### MATERIAL PROVIDED:
******************************

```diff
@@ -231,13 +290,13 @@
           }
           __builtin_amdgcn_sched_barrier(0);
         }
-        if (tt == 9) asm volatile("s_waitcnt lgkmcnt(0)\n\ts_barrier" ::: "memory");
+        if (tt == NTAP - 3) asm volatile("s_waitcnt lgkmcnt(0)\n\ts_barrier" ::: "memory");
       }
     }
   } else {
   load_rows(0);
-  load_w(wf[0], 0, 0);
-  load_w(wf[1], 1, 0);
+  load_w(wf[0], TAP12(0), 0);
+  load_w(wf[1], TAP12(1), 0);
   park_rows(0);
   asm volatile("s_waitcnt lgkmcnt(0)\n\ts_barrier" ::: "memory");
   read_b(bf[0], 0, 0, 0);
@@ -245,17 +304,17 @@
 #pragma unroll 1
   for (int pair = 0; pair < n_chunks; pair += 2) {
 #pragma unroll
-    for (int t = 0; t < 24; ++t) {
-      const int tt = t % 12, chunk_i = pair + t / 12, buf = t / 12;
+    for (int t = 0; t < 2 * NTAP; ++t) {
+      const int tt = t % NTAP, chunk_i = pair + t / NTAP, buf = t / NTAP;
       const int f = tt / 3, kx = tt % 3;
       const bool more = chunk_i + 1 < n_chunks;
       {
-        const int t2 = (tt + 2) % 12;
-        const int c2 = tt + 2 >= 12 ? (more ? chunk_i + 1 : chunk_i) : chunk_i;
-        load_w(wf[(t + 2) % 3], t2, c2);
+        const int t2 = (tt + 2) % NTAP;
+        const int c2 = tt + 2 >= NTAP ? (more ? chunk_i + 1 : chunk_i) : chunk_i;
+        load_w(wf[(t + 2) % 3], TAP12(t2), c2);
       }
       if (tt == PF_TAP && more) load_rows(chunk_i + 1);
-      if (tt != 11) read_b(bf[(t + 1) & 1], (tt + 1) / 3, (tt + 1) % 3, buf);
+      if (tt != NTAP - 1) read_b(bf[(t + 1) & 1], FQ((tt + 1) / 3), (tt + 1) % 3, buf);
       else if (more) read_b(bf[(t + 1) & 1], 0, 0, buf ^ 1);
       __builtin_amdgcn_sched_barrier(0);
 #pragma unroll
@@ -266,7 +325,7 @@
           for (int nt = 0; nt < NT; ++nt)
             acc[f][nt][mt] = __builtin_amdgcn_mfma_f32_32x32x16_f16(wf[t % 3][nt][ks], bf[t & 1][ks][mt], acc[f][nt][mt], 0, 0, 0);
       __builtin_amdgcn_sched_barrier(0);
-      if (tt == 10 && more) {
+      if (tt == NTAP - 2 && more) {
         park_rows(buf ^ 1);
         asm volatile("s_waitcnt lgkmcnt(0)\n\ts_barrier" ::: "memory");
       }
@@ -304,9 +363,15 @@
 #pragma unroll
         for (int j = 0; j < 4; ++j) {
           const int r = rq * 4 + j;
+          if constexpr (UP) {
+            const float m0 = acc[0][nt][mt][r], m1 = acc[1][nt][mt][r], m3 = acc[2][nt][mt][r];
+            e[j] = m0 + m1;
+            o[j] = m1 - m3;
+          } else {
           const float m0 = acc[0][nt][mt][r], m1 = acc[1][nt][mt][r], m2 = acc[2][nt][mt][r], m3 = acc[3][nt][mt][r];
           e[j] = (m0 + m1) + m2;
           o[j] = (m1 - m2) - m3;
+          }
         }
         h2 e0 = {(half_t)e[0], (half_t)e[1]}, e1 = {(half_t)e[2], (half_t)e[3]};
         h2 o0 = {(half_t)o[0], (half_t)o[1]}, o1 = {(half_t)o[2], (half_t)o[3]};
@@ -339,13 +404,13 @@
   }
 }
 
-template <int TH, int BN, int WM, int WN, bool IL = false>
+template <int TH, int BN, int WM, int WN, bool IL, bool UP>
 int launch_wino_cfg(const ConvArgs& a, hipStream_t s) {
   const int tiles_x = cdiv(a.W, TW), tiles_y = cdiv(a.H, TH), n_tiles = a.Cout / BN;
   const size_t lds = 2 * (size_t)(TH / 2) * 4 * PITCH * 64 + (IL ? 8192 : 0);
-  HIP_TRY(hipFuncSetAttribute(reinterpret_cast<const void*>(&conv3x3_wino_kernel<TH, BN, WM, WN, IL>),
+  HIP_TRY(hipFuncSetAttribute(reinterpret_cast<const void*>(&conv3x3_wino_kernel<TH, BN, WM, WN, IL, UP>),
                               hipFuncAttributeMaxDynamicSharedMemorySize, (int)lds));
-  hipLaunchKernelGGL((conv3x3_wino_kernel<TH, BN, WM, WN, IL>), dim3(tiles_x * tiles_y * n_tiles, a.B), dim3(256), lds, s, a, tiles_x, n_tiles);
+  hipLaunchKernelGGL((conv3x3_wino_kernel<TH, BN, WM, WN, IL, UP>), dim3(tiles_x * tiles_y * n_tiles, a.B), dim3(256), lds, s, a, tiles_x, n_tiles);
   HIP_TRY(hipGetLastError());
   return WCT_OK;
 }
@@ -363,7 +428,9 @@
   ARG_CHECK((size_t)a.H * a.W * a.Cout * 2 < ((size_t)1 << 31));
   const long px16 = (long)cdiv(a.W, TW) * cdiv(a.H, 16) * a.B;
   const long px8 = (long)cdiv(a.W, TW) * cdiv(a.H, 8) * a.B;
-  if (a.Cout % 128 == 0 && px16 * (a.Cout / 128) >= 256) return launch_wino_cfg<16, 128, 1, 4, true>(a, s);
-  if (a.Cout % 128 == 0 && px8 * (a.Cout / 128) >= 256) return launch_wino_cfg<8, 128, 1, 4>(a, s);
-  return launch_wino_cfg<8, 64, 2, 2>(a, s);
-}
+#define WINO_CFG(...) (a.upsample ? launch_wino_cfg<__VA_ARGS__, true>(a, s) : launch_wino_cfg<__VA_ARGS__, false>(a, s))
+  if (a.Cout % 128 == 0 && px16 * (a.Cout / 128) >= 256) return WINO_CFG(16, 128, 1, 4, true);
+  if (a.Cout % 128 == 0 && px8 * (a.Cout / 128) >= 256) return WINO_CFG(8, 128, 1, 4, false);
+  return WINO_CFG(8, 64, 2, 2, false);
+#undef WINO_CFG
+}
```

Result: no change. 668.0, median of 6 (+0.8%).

******************************

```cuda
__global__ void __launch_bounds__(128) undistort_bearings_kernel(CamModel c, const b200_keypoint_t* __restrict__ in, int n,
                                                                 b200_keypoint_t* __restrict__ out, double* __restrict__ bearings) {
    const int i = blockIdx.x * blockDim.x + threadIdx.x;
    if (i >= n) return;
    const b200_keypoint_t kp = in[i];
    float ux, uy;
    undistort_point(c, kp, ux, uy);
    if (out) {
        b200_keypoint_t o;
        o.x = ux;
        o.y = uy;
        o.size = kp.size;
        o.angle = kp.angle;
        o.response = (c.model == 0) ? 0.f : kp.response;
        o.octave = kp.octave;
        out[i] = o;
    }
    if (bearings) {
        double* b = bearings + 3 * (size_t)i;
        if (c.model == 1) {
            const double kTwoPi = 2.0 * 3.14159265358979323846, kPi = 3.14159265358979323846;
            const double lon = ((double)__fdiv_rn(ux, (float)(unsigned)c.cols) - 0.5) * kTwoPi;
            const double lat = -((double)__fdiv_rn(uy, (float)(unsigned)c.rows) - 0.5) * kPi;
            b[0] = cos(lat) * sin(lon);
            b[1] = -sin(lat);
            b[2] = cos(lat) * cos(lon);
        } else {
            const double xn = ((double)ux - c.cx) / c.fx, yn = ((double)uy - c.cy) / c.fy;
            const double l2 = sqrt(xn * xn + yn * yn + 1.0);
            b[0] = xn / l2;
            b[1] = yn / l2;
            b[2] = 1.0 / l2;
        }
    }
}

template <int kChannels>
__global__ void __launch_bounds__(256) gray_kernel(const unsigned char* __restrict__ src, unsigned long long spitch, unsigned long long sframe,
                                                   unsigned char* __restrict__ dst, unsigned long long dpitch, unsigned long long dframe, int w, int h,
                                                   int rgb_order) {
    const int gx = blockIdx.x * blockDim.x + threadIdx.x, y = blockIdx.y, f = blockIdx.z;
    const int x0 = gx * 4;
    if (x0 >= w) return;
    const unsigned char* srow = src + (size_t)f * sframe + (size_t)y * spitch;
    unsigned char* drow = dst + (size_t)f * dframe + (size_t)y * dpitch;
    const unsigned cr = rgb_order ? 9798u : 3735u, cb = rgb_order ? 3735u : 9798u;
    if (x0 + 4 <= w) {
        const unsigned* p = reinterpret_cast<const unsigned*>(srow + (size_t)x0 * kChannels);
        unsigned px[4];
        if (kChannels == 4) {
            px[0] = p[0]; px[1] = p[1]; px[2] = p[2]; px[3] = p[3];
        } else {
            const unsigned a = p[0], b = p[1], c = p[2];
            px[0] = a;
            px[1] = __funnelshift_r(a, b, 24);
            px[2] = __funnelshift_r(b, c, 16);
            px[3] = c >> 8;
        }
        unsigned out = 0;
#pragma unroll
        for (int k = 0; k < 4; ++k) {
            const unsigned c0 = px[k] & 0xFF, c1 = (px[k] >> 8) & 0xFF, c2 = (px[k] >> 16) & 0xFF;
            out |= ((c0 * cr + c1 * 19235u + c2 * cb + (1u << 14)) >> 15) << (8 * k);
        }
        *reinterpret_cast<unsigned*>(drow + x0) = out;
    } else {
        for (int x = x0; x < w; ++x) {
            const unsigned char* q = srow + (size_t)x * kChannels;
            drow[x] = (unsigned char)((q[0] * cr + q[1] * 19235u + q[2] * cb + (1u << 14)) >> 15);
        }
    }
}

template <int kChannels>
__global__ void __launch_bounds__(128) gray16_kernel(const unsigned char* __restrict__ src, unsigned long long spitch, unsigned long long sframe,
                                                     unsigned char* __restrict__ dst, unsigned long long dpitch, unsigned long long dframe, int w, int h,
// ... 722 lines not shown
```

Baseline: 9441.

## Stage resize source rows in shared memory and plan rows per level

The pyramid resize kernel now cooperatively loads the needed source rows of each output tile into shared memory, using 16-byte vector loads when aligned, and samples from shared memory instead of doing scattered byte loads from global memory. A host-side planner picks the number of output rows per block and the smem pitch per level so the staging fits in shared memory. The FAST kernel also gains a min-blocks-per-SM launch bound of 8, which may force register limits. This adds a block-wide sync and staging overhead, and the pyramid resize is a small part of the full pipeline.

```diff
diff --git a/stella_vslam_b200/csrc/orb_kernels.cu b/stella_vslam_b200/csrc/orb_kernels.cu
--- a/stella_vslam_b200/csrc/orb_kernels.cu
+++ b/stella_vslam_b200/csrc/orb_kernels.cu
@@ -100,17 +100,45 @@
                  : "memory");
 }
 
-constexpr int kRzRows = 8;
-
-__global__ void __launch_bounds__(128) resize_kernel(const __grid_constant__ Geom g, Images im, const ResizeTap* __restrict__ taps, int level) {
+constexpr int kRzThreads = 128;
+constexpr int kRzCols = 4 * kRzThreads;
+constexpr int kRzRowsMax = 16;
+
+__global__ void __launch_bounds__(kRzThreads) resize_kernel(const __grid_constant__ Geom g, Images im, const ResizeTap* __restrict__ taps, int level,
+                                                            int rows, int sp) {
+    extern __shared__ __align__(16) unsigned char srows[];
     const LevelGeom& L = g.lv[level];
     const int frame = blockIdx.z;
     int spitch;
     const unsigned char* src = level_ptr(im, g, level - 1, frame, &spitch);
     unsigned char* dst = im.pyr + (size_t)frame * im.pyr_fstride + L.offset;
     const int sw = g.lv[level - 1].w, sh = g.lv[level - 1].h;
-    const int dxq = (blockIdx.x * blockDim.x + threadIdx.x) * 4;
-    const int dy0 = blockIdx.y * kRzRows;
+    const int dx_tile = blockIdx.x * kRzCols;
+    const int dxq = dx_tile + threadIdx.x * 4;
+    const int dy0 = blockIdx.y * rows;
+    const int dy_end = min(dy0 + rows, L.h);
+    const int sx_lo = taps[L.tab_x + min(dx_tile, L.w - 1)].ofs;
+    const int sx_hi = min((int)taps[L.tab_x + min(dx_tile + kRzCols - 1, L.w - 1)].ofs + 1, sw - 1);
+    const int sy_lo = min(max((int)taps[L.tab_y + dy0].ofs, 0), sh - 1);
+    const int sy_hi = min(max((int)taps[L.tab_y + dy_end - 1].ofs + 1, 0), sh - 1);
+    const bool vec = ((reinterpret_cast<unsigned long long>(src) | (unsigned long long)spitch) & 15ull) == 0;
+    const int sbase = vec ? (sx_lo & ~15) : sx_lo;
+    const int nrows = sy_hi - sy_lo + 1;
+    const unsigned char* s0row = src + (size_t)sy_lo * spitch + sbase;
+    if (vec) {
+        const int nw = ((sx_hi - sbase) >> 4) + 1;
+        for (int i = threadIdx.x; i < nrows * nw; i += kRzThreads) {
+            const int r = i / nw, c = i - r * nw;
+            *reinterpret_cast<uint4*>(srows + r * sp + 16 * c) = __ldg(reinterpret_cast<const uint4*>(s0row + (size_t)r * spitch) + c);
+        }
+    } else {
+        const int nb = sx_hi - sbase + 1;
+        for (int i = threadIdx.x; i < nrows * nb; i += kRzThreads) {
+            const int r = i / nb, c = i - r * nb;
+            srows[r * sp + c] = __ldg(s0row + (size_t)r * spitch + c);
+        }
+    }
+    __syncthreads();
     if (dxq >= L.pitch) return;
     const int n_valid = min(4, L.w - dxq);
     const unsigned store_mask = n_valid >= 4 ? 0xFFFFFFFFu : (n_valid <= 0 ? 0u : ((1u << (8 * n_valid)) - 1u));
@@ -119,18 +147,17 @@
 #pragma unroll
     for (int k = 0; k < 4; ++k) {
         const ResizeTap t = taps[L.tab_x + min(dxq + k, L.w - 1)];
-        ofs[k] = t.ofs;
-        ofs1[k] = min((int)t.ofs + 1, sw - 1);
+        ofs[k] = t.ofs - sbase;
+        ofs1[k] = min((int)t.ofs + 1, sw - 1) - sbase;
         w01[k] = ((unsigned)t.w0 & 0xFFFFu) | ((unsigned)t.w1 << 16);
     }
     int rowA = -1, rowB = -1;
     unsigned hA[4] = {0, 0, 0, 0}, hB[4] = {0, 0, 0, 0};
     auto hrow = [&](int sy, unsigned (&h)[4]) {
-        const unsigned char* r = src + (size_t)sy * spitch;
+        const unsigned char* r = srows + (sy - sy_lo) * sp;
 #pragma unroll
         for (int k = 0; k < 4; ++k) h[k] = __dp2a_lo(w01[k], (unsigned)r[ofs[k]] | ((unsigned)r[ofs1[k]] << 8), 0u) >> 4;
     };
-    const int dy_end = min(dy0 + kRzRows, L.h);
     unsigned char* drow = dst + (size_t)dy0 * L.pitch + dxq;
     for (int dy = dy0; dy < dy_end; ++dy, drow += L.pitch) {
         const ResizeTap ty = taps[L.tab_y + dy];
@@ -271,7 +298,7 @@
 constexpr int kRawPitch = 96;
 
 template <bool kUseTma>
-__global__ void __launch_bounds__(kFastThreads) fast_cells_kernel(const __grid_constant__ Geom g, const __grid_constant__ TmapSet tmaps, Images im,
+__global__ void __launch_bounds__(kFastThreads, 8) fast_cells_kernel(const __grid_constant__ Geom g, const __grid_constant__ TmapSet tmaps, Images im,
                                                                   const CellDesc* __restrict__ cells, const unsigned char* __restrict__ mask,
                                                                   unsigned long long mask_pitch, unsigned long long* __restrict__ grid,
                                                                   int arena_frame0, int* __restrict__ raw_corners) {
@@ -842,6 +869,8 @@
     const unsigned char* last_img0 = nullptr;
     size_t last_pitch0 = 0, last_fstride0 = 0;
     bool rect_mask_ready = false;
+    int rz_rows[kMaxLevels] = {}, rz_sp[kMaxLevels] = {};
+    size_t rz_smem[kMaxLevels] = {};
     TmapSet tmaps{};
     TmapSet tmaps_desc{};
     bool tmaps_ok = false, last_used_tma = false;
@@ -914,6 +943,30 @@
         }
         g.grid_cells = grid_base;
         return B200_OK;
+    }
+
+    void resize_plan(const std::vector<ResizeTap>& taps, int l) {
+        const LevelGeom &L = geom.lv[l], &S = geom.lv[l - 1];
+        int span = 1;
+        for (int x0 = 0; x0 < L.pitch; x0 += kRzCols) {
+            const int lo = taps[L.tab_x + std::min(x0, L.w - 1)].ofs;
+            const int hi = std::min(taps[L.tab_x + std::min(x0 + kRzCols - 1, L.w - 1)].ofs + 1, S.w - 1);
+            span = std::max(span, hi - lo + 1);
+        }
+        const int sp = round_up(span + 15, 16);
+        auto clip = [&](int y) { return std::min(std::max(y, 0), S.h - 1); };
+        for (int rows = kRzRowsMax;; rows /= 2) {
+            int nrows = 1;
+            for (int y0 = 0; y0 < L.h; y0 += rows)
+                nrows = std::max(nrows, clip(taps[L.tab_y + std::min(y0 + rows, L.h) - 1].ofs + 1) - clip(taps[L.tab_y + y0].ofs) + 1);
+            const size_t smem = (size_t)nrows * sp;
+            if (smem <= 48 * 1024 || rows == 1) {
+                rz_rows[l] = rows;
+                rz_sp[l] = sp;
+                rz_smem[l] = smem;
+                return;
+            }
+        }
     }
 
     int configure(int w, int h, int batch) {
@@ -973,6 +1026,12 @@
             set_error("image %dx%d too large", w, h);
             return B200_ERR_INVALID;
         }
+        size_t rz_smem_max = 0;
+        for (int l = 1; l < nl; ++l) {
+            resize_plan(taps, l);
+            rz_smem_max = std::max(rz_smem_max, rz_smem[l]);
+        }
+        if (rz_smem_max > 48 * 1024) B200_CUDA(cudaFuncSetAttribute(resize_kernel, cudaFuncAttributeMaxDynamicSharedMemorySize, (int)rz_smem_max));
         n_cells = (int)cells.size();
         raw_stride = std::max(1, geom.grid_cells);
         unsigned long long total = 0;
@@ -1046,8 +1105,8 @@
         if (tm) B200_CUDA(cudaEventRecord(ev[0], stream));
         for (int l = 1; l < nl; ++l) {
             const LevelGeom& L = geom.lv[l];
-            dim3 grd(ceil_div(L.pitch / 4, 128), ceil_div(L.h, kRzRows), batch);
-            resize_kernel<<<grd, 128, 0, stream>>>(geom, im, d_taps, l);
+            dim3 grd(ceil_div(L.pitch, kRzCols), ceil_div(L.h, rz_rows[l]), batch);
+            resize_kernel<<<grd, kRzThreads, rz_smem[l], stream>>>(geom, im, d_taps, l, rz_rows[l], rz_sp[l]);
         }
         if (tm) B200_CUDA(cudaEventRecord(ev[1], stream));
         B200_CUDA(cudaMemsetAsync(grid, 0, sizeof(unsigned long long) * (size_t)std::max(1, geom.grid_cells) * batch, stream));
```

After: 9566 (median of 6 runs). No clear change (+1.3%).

******************************

### INSTRUCTIONS FOR THE TASK:
From the listing above, pick out every line containing "kChannels".

### FINISHED TASK:
template <int kChannels>
        const unsigned* p = reinterpret_cast<const unsigned*>(srow + (size_t)x0 * kChannels);
        if (kChannels == 4) {
            const unsigned char* q = srow + (size_t)x * kChannels;
template <int kChannels>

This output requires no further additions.